O desespero de Caballero e o frango de Muslera. |
Esse “frango” do uruguaio Muslera me lembrou, e muito, um
acontecimento antológico que se deu comigo quando eu atuava “sob as traves”,
defendendo a cidadela do Operal, campeão local. Mas isso fica pra próxima
semana, quando vou falar ainda de grandes nomes que atuaram como goleiros, do
Papa João Paulo II ao escritor e filósofo Albert Camus, do romancista e poeta russo Vladimir Nabokov ao cantor Júlio Iglesias.

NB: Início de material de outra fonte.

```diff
@@ -55,6 +56,7 @@
 static int enqueue_solve(gusto_handle h, KParams& P, Kern kern, dim3 grid, dim3 block, size_t lds, Pre pre) {
     HIPCHK(h, h->d_ws.ensure(P.wl.total * (size_t)grid.x));
     P.ws = h->d_ws;
+    if ((uintptr_t)P.ws % 16) { h->err = "workspace not 16-byte aligned"; return GUSTO_ERR_STATE; }
     HIPCHK(h, hipEventRecord(h->ev0, h->stream));
     { int rc = pre(); if (rc) return rc; }
     hipLaunchKernelGGL(kern, grid, block, lds, h->stream, P);
diff --git a/gusto.jl_amd/csrc/rows.hpp b/gusto.jl_amd/csrc/rows.hpp
--- a/gusto.jl_amd/csrc/rows.hpp
+++ b/gusto.jl_amd/csrc/rows.hpp
@@ -84,7 +84,7 @@
     GD static int obs(int n_obs) { return CT ? T::NFIX + T::NHU + 2 * T::n : T::NFIX; }
 };
 
-template <int MODEL, class Op> GD void visit_obs_rows(const RowCtx<MODEL>& c, const double* xs, Op& op, uint64_t mk) {
+template <int MODEL, bool NHP = false, class Op> GD void visit_obs_rows(const RowCtx<MODEL>& c, const double* xs, Op& op, uint64_t mk) {
     using T = MT<MODEL>;
     const double kw = c.kappa * c.omega;
     const int slot_obs = RowSlots<MODEL>::obs(c.P->n_obs);
@@ -99,6 +99,16 @@
             oi[q] = last; oslot[q] = slot_obs + last;
         }
         double ob[OBS_BATCH][T::WS], oc[OBS_BATCH];
+        if constexpr (NHP) {
+            static_assert(T::WS == 2, "a pair of doubles");
+            typedef __attribute__((address_space(1))) const v2d GP;
+#pragma unroll
+            for (int q = 0; q < OBS_BATCH; q++) {
+                const v2d nh = *(GP*)((c.obs_nh + (size_t)oi[q] * 2 * (size_t)c.N).p + 2 * c.k);
+                ob[q][0] = -nh.x; ob[q][1] = -nh.y;
+                oc[q] = (c.obs_c0 + (size_t)oi[q] * (size_t)c.N)[c.k];
+            }
+        } else
 #pragma unroll
         for (int q = 0; q < OBS_BATCH; q++) {
 #pragma unroll
@@ -139,7 +149,7 @@
     }
 }
 
-template <int MODEL, class Op> GD void visit_rows(const RowCtx<MODEL>& c, const double* xs, const double* us, Op& op) {
+template <int MODEL, bool NHP = false, class Op> GD void visit_rows(const RowCtx<MODEL>& c, const double* xs, const double* us, Op& op) {
     using T = MT<MODEL>;
     constexpr int n = T::n;
     const gusto_model_params& mp = c.P->mp;
@@ -266,7 +276,7 @@
         quad_row<false, 3, nv, GUSTO_FXB(T::NFIX - 2, T::NFIX - 2)>(op, slot++, ROW_PEN, xs, one, nullptr, -mp.hard_limit_vel * mp.hard_limit_vel, kw, 0.0);
         quad_row<false, iw, nw, GUSTO_FXB(T::NFIX - 1, T::NFIX - 1)>(op, slot++, ROW_PEN, xs, one, nullptr, -mp.hard_limit_omega * mp.hard_limit_omega, kw, 0.0);
         c.tick(1);
-        visit_obs_rows<MODEL>(c, xs, op, c.mask);
+        visit_obs_rows<MODEL, NHP>(c, xs, op, c.mask);
         c.tick(2);
         if (!c.skip_ctl) visit_ctl_rows<MODEL>(c, us, op);
 #undef GUSTO_FXB
@@ -311,12 +321,27 @@
     }
 }
 
-template <int FORM> struct RowState {
+template <int FORM_> struct RowState {
+    static constexpr int FORM = FORM_;
     GPtr<double> base;
     int nslot, kp, k;
+    static constexpr unsigned PSLOT = RS_NVAR * RS_PAIR_KP * 8u, PMID = 2u * RS_PAIR_KP * 16u;
+    GD auto& pair(int pl, int slot) const {
+        static_assert(FORM == RS_PAIR, "pairs exist in RS_PAIR only");
+        typedef __attribute__((address_space(1))) char GC;
+        typedef __attribute__((address_space(1))) v2d GP;
+        GC* r = (GC*)base.p + (size_t)((unsigned)slot * PSLOT + PMID + (unsigned)k * 16u);
+        return *(GP*)(r + (ptrdiff_t)((pl - 2) * RS_PAIR_KP * 16));
+    }
     GD auto& at(int var, int slot) const {
         if constexpr (FORM == RS_EARLIER) return (base + (size_t)(var * nslot + slot) * (size_t)kp)[k];
-        else {
+        else if constexpr (FORM == RS_PAIR) {
+            typedef __attribute__((address_space(1))) char GC;
+            typedef __attribute__((address_space(1))) double GV;
+            const int pl = rs_pair_plane(var);
+            GC* r = (GC*)base.p + (size_t)((unsigned)slot * PSLOT + PMID + (unsigned)k * (pl < 0 ? 8u : 16u));
+            return *(GV*)(r + (ptrdiff_t)(pl < 0 ? 2 * RS_PAIR_KP * 16 : (pl - 2) * RS_PAIR_KP * 16 + rs_pair_half(var) * 8));
+        } else {
             typedef __attribute__((address_space(1))) char GC;
             typedef __attribute__((address_space(1))) double GV;
             const int mid = FORM == RS_ROW_LANE ? var : RS_NVAR / 2;
@@ -329,6 +354,19 @@
 template <int NP> struct RowPre {
     double v[RS_NVAR][NP > 0 ? NP : 1];
     template <class RS, class F> GD void load(const RS& rs, int nfix, int slot_u, F&& want) {
+        if constexpr (RS::FORM == RS_PAIR) {
+#pragma unroll
+            for (int pl = 0; pl < RS_NPAIR; pl++)
+#pragma unroll
+                for (int i = 0; i < NP; i++)
+                    if (want(RS_PAIR_A[pl]) || want(RS_PAIR_B[pl])) {
+                        const v2d p = rs.pair(pl, i < nfix ? i : slot_u + (i - nfix));
+                        v[RS_PAIR_A[pl]][i] = p.x; v[RS_PAIR_B[pl]][i] = p.y;
+                    }
+#pragma unroll
+            for (int i = 0; i < NP; i++)
+                if (want(RS_DS)) v[RS_DS][i] = rs.at(RS_DS, i < nfix ? i : slot_u + (i - nfix));
+        } else
 #pragma unroll
         for (int var = 0; var < RS_NVAR; var++)
 #pragma unroll
@@ -340,6 +378,21 @@
 struct ObsPre {
     double v[RS_NVAR][OBS_BATCH];
     template <class RS, class F> GD void load(const RS& rs, const int* slot, F&& want) {
+        if constexpr (RS::FORM == RS_PAIR) {
+#pragma unroll
+            for (int pl = 0; pl < RS_NPAIR; pl++)
+                if (want(RS_PAIR_A[pl]) || want(RS_PAIR_B[pl])) {
+#pragma unroll
+                    for (int q = 0; q < OBS_BATCH; q++) {
+                        const v2d p = rs.pair(pl, slot[q]);
+                        v[RS_PAIR_A[pl]][q] = p.x; v[RS_PAIR_B[pl]][q] = p.y;
+                    }
+                }
+            if (want(RS_DS)) {
+#pragma unroll
+                for (int q = 0; q < OBS_BATCH; q++) v[RS_DS][q] = rs.at(RS_DS, slot[q]);
+            }
+        } else
 #pragma unroll
         for (int var = 0; var < RS_NVAR; var++)
             if (want(var)) {
@@ -356,6 +409,26 @@
     int ncomp = 0;
     GD void obs_load(const int*) {}
     template <bool ISU, int I0, int CNT, int FX> GD void row(int slot, int kind, const RowEv<CNT>& ev) {
+        if constexpr (RS::FORM == RS_PAIR) {
+            if (kind == ROW_EQ) {
+                rs.pair(0, slot) = v2d{1.0, 0.0}; rs.pair(1, slot) = v2d{0.0, 0.0};
+            } else if (row_is_hard(kind)) {
+                const double t = fmax(-ev.g, 1e-2), mu0 = (muw > 0) ? muw : 0.01;
+                rs.pair(0, slot) = v2d{t, mu0 / t}; rs.pair(1, slot) = v2d{0.0, 0.0};
+                ncomp += 1;
+            } else if (muw > 0) {
+                const double g = ev.g, ag = fabs(g), rr = sqrt(g * g + 4 * muw * muw);
+                const double big = muw + 0.5 * (rr + ag), small = muw + 2 * muw * muw / (rr + ag);
+                const double s = (g >= 0) ? big : small, t = (g >= 0) ? small : big;
+                rs.pair(1, slot) = v2d{s, muw / s}; rs.pair(0, slot) = v2d{t, muw / t};
+                ncomp += 2;
+            } else {
+                const double s = fmax(ev.g, 0.0) + 0.01;
+                rs.pair(1, slot) = v2d{s, 0.5}; rs.pair(0, slot) = v2d{s - ev.g, 0.5};
+                ncomp += 2;
+            }
+            return;
+        }
         if (kind == ROW_EQ) {
             rs.at(RS_T, slot) = 1.0; rs.at(RS_LAM, slot) = 0.0; rs.at(RS_LAMB, slot) = 0.0; rs.at(RS_S, slot) = 0.0;
         } else if (row_is_hard(kind)) {
@@ -404,7 +477,10 @@
             const double dl = get<FX>(RS_DL, slot);
             t += alpha_prev * get<FX>(RS_DT, slot);
             lam += alpha_prev * dl;
+            if constexpr (RS::FORM == RS_PAIR) rs.pair(0, slot) = v2d{t, lam};
+            else {
             rs.at(RS_T, slot) = t; rs.at(RS_LAM, slot) = lam;
+            }
         }
         if (kind == ROW_EQ) {
             rp = ev.g;
@@ -418,7 +494,10 @@
             if (alpha_prev != 0.0) {
                 s += alpha_prev * get<FX>(RS_DS, slot);
                 lamb -= alpha_prev * get<FX>(RS_DL, slot);
+                if constexpr (RS::FORM == RS_PAIR) rs.pair(1, slot) = v2d{s, lamb};
+                else {
                 rs.at(RS_S, slot) = s; rs.at(RS_LAMB, slot) = lamb;
+                }
             }
             rp = ev.g - s + t;
             comp += t * lam + s * lamb;
@@ -494,6 +573,7 @@
         double dt, dl, ds;
         double cA = 0, cB = 0;
         double sig = 0;
+        double kbn = 0.0;
         if (kind == ROW_EQ) {
             sig = 1.0 / TRAJOPT_EQ_DELTA;
             dl = sig * (ev.g + w);
@@ -503,12 +583,16 @@
                 for (int a = 0; a < CNT; a++) hdx[I0 + a] += sw * ev.gr[a];
             }
             if (pass == 0) {
+                if constexpr (RS::FORM == RS_PAIR) rs.pair(3, slot) = v2d{0.0, 0.0};
+                else
                 rs.at(RS_KA, slot) = 0.0;
                 const double cE = lam + sig * ev.g;
                 double* gA = ISU ? gAu : gAx;
 #pragma unroll
                 for (int a = 0; a < CNT; a++) gA[I0 + a] += cE * ev.gr[a];
             }
+            if constexpr (RS::FORM == RS_PAIR) { if (pass) { rs.pair(2, slot) = v2d{0.0, dl}; rs.at(RS_DS, slot) = 0.0; } }
+            else
             if (pass) { rs.at(RS_DT, slot) = 0.0; rs.at(RS_DL, slot) = dl; rs.at(RS_DS, slot) = 0.0; }
             return;
         }
@@ -535,7 +619,10 @@
             amax.test(s, ds, tau);
             amax.test(lamb, -dl, tau);
             if (pass == 0) {
-                c0 += s * lamb; c1 += ds * lamb - s * dl; c2 -= ds * dl; rs.at(RS_KB, slot) = -ds * dl;
+                c0 += s * lamb; c1 += ds * lamb - s * dl; c2 -= ds * dl;
+                if constexpr (RS::FORM == RS_PAIR) kbn = -ds * dl;
+                else
+                rs.at(RS_KB, slot) = -ds * dl;
                 cA = lam + (lam * rp - t * lam - dt * dl + lol * (s * lamb - ds * dl)) * rD;
                 cB = (1.0 - lol) * rD;
             }
@@ -548,12 +635,17 @@
         amax.test(t, dt, tau);
         amax.test(lam, dl, tau);
         if (pass == 0) {
-            c0 += t * lam; c1 += dt * lam + t * dl; c2 += dt * dl; rs.at(RS_KA, slot) = dt * dl;
+            c0 += t * lam; c1 += dt * lam + t * dl; c2 += dt * dl;
+            if constexpr (RS::FORM == RS_PAIR) rs.pair(3, slot) = v2d{dt * dl, kbn};
+            else
+            rs.at(RS_KA, slot) = dt * dl;
             double* gA = ISU ? gAu : gAx;
             double* gB = ISU ? gBu : gBx;
 #pragma unroll
             for (int a = 0; a < CNT; a++) { gA[I0 + a] += cA * ev.gr[a]; gB[I0 + a] += cB * ev.gr[a]; }
         }
+        if constexpr (RS::FORM == RS_PAIR) { if (pass) { rs.pair(2, slot) = v2d{dt, dl}; rs.at(RS_DS, slot) = ds; } }
+        else
         if (pass) { rs.at(RS_DT, slot) = dt; rs.at(RS_DL, slot) = dl; rs.at(RS_DS, slot) = ds; }
     }
 };
diff --git a/gusto.jl_amd/csrc/scp.hpp b/gusto.jl_amd/csrc/scp.hpp
--- a/gusto.jl_amd/csrc/scp.hpp
+++ b/gusto.jl_amd/csrc/scp.hpp
@@ -151,7 +151,7 @@
             ctx.xp = K.Xp + k * n; ctx.mask = K.obs_mask[k]; ctx.obs_nh = K.obs_nh; ctx.obs_c0 = K.obs_c0;
             ctx.goal_lo = K.goal_lo; ctx.goal_hi = K.goal_hi; ctx.boxmask = K.boxmask;
             OpCheck op{sp.eps};
-            visit_rows<MODEL>(ctx, xs, us, op);
+            visit_rows<MODEL, obs_nh_pair<MODEL, ONEWAVE>()>(ctx, xs, us, op);
             cvx_l = op.ok;
         }
         tk(1);
```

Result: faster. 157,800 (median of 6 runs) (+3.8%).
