static int render_strip(frt_scene_handle* h, const frt_camera* cams, int32_t nviews, const frt_frame_params* P,
                        double* dev_out, frt_frame_stats* st) {
    FRT_HIP(hipSetDevice(h->device));
    if (grow(&h->view_cams, h->view_cams_cap, nviews)) return -1;
    FRT_HIP(hipMemcpy(h->view_cams, cams, (size_t)nviews * sizeof(frt_camera), hipMemcpyHostToDevice));
    const frt_camera own = h->S.cam;
    h->S.cam = cams[0];
    h->strip_views = nviews;
    const int rc = render_impl(h, P, dev_out, st);
    h->strip_views = 0;
    h->S.cam = own;
    if (!h->levels.empty()) h->levels[0].rec.eye_cam = level_eye_cam(h, 0);
    return rc;
}
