template <int CIN, int NG, bool PROJ>
__global__ __launch_bounds__(S2Geom<CIN>::NW * 64) void k_conv3x3_s2_tile(const float *__restrict__ x, int B, int Hi, int Wi, int Ho, int Wo,
                                                                const unsigned short *__restrict__ wt2, const float *__restrict__ bias,
                                                                float inv_t, int relu, const unsigned *__restrict__ amax_in,
                                                                unsigned *__restrict__ amax_out, float *__restrict__ y,
                                                                float *__restrict__ y2)
{
    typedef S2Geom<CIN> G;
    constexpr int TH = G::TH, PITCH = G::PITCH, KC = CIN / 32, CS = 16 * NG;
    constexpr int NW = G::NW, S2_THREADS = NW * 64, NE = G::NE, NU = G::NU, NS = G::NS;
    constexpr bool LIGHT = CIN == 64;
    constexpr int NPH = NW / NG, ITER = TH / NPH;
    static_assert(TH % NPH == 0 && NPH * NG == NW, "rows per wave");
    extern __shared__ __attribute__((aligned(16))) char s2_patch[];
    const int tid = threadIdx.x, lane = tid & 63;
    const int wave = __builtin_amdgcn_readfirstlane(tid >> 6);
    const int frow = lane & 15, fk = lane >> 4;
    const int cg = wave % NG, ph = wave / NG;
    const int tiles_x = (Wo + S2_TW - 1) / S2_TW, tiles_y = (Ho + TH - 1) / TH;
    const int n_tiles = tiles_x * tiles_y * B;

    s2_h8 wh[9][KC], wl[9][KC], qh[KC], ql[KC];
    float4 bias_c, bias_p;
    {
        const unsigned short *wr = wt2 + (size_t)(cg * 16 + frow) * (9 * KC * 64) + 8 * fk;
#pragma unroll
        for (int tap = 0; tap < 9; ++tap)
#pragma unroll
            for (int kc = 0; kc < KC; ++kc) {
                wh[tap][kc] = *(const s2_h8 *)(wr + (tap * KC + kc) * 64);
                wl[tap][kc] = *(const s2_h8 *)(wr + (tap * KC + kc) * 64 + 32);
            }
        bias_c = bias_p = make_float4(0.f, 0.f, 0.f, 0.f);
        if (!LIGHT) bias_c = *(const float4 *)(bias + cg * 16 + 4 * fk);
        if (PROJ && !LIGHT) {
            const unsigned short *pr = wt2 + (size_t)(CS + cg * 16 + frow) * (9 * KC * 64) + 8 * fk;
#pragma unroll
// ... 16 lines not shown
    constexpr int Q = CIN / 4;
    float4 raw[NU - NS > 0 ? NU - NS : 1];
    char *const stage = s2_patch + G::PATCH + wave * 1024;
    auto patch_load = [&](int tile) {
        const int b = tile / (tiles_x * tiles_y), tr = tile - b * (tiles_x * tiles_y);
        const int ty0 = (tr / tiles_x) * TH, tx0 = (tr % tiles_x) * S2_TW;
        const float *src = x + (long long)b * Hi * Wi * CIN;
#pragma unroll
        for (int u = 0; u < NU; ++u) {
            int e = tid + u * S2_THREADS;
            e = e < NE ? e : NE - 1;
            const int pix = e / Q, q = e % Q;
            const int iy = pix / S2_PW, ix = pix - iy * S2_PW;
            const int gy = 2 * ty0 - 1 + iy, gx = 2 * tx0 - 1 + ix;
            const int cy = min(max(gy, 0), Hi - 1), cx = min(max(gx, 0), Wi - 1);
            const float *g = src + ((long long)cy * Wi + cx) * CIN + 4 * q;
            if (u < NS)
                __builtin_amdgcn_global_load_lds((const __attribute__((address_space(1))) void *)g,
                                                 (__attribute__((address_space(3))) void *)(stage + u * (NW * 1024)), 16, 0, 0);
            else raw[u - NS] = *(const float4 *)g;
        }
    };
    unsigned amx = 0;
    if ((int)blockIdx.x < n_tiles) patch_load(blockIdx.x);
    for (int tile = blockIdx.x; tile < n_tiles; tile += gridDim.x) {
        const int b = tile / (tiles_x * tiles_y), tr = tile - b * (tiles_x * tiles_y);
        const int ty0 = (tr / tiles_x) * TH, tx0 = (tr % tiles_x) * S2_TW;
        if (NS > 0) asm volatile("s_waitcnt vmcnt(0)" ::: "memory");
#pragma unroll
        for (int u = 0; u < NU; ++u) {
            const int e = tid + u * S2_THREADS;
            if (e >= NE) continue;
            const int pix = e / Q, q = e % Q;
            const int iy = pix / S2_PW, ix = pix - iy * S2_PW;
            const int gy = 2 * ty0 - 1 + iy, gx = 2 * tx0 - 1 + ix;
            const bool in = (unsigned)gy < (unsigned)Hi && (unsigned)gx < (unsigned)Wi;
            const float4 rv = u < NS ? *(const float4 *)(stage + u * (NW * 1024) + 16 * lane) : raw[u < NS ? 0 : u - NS];
            const float v0 = in ? rv.x : 0.f, v1 = in ? rv.y : 0.f, v2 = in ? rv.z : 0.f, v3 = in ? rv.w : 0.f;
            unsigned l01, l23;
            const unsigned h01 = spa_split16_pair(v0, v1, sc, l01);
            const unsigned h23 = spa_split16_pair(v2, v3, sc, l23);
            char *o = s2_patch + pix * PITCH + q * 8;
            *(uint2 *)o = make_uint2(h01, h23);
            *(uint2 *)(o + 2 * CIN) = make_uint2(l01, l23);
        }
        s2_lds_barrier();
        if (tile + (int)gridDim.x < n_tiles) patch_load(tile + (int)gridDim.x);
#pragma unroll 1
        for (int it = 0; it < ITER; ++it) {
            const int r = ph * ITER + it;
            const char *pb = s2_patch + ((2 * r) * S2_PW + 2 * frow) * PITCH + 16 * fk;
            s2_f4 c0 = {0.f, 0.f, 0.f, 0.f}, c1 = {0.f, 0.f, 0.f, 0.f}, p0 = {0.f, 0.f, 0.f, 0.f}, p1 = {0.f, 0.f, 0.f, 0.f};
            if (PROJ && LIGHT) {
                size_t off = (size_t)(CS + frow) * (9 * KC * 64) + 8 * fk + 4 * KC * 64;
                asm volatile("" : "+v"(off));
#pragma unroll
                for (int kc = 0; kc < KC; ++kc) {
                    const unsigned short *pr = wt2 + off + (size_t)(cg * 16) * (9 * KC * 64) + kc * 64;
                    qh[kc] = *(const s2_h8 *)pr;
                    ql[kc] = *(const s2_h8 *)(pr + 32);
                }
            }
#pragma unroll
            for (int dy = 0; dy < 3; ++dy)
#pragma unroll
                for (int kc = 0; kc < KC; ++kc)
#pragma unroll
                    for (int dx = 0; dx < 3; ++dx) {
                        const int tap = dy * 3 + dx;
                        const char *f = pb + (dy * S2_PW + dx) * PITCH + kc * 64;
// ... 24 lines not shown
                for (int hf = 0; hf < 2; ++hf) {
                    const int gx = tx0 + hf * 16 + frow;
                    if (gx >= Wo) continue;
                    const long long pix = ((long long)b * Ho + gy) * Wo + gx;
                    const s2_f4 a = hf ? c1 : c0;
                    if (LIGHT) {
                        bias_c = *(const float4 *)(bias + cg * 16 + 4 * fk);
                        if (PROJ) bias_p = *(const float4 *)(bias + CS + cg * 16 + 4 * fk);
                    }
                    float v0 = a[0] * unscale + bias_c.x, v1 = a[1] * unscale + bias_c.y, v2 = a[2] * unscale + bias_c.z, v3 = a[3] * unscale + bias_c.w;
                    if (relu) { v0 = fmaxf(v0, 0.f); v1 = fmaxf(v1, 0.f); v2 = fmaxf(v2, 0.f); v3 = fmaxf(v3, 0.f); }
                    *(float4 *)(y + pix * CS + cg * 16 + 4 * fk) = make_float4(v0, v1, v2, v3);
                    amx = max(max(amx, __float_as_uint(v0) & 0x7fffffffu), max(__float_as_uint(v1) & 0x7fffffffu,
                              max(__float_as_uint(v2) & 0x7fffffffu, __float_as_uint(v3) & 0x7fffffffu)));
                    if (PROJ) {
                        const s2_f4 p = hf ? p1 : p0;
                        *(float4 *)(y2 + pix * CS + cg * 16 + 4 * fk) = make_float4(p[0] * unscale + bias_p.x, p[1] * unscale + bias_p.y,
                                                                                    p[2] * unscale + bias_p.z, p[3] * unscale + bias_p.w);
                    }
                }
            }
        }
        s2_lds_barrier();
    }
    if (amax_out) {
        for (int o = 32; o > 0; o >>= 1) amx = max(amx, (unsigned)__shfl_xor((int)amx, o));
        if (lane == 0 && amx > *(volatile unsigned *)amax_out) atomicMax(amax_out, amx);
    }
}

A Copa da Rússia atropelou a
sequência
de minhas crônicas.
Assim, só “retornamos a Paris”
depois
da próxima semana.
5 comentários:
Taí, eu também fui goleiro e cineasta. Bom texto.
Sensacional!! na minha visão pouco fotebolistica, nem me passava pela cabeça que jogadores fizessem cinema!!! precioso seu belo texto com tanto conhecimento, só posso agradeçer ao Poeta, por este momento único onde viajo sem quere voltar!!!!
Excelente (e assaz panoramique) artigo!
Bom dia!!! Realmente na Copa do Mundo ,os brasileiros não marcaram presença.O goleiro nem apareceu pra falar do seu trabalho,sem falar de NEYMAR foi a DESILUSÃO! E está fora da lista dos melhores do mundo.Fico por aqui.Gostei muito de seu Blog! Parabéns!
viva os goleiros! mais, os das peladas!!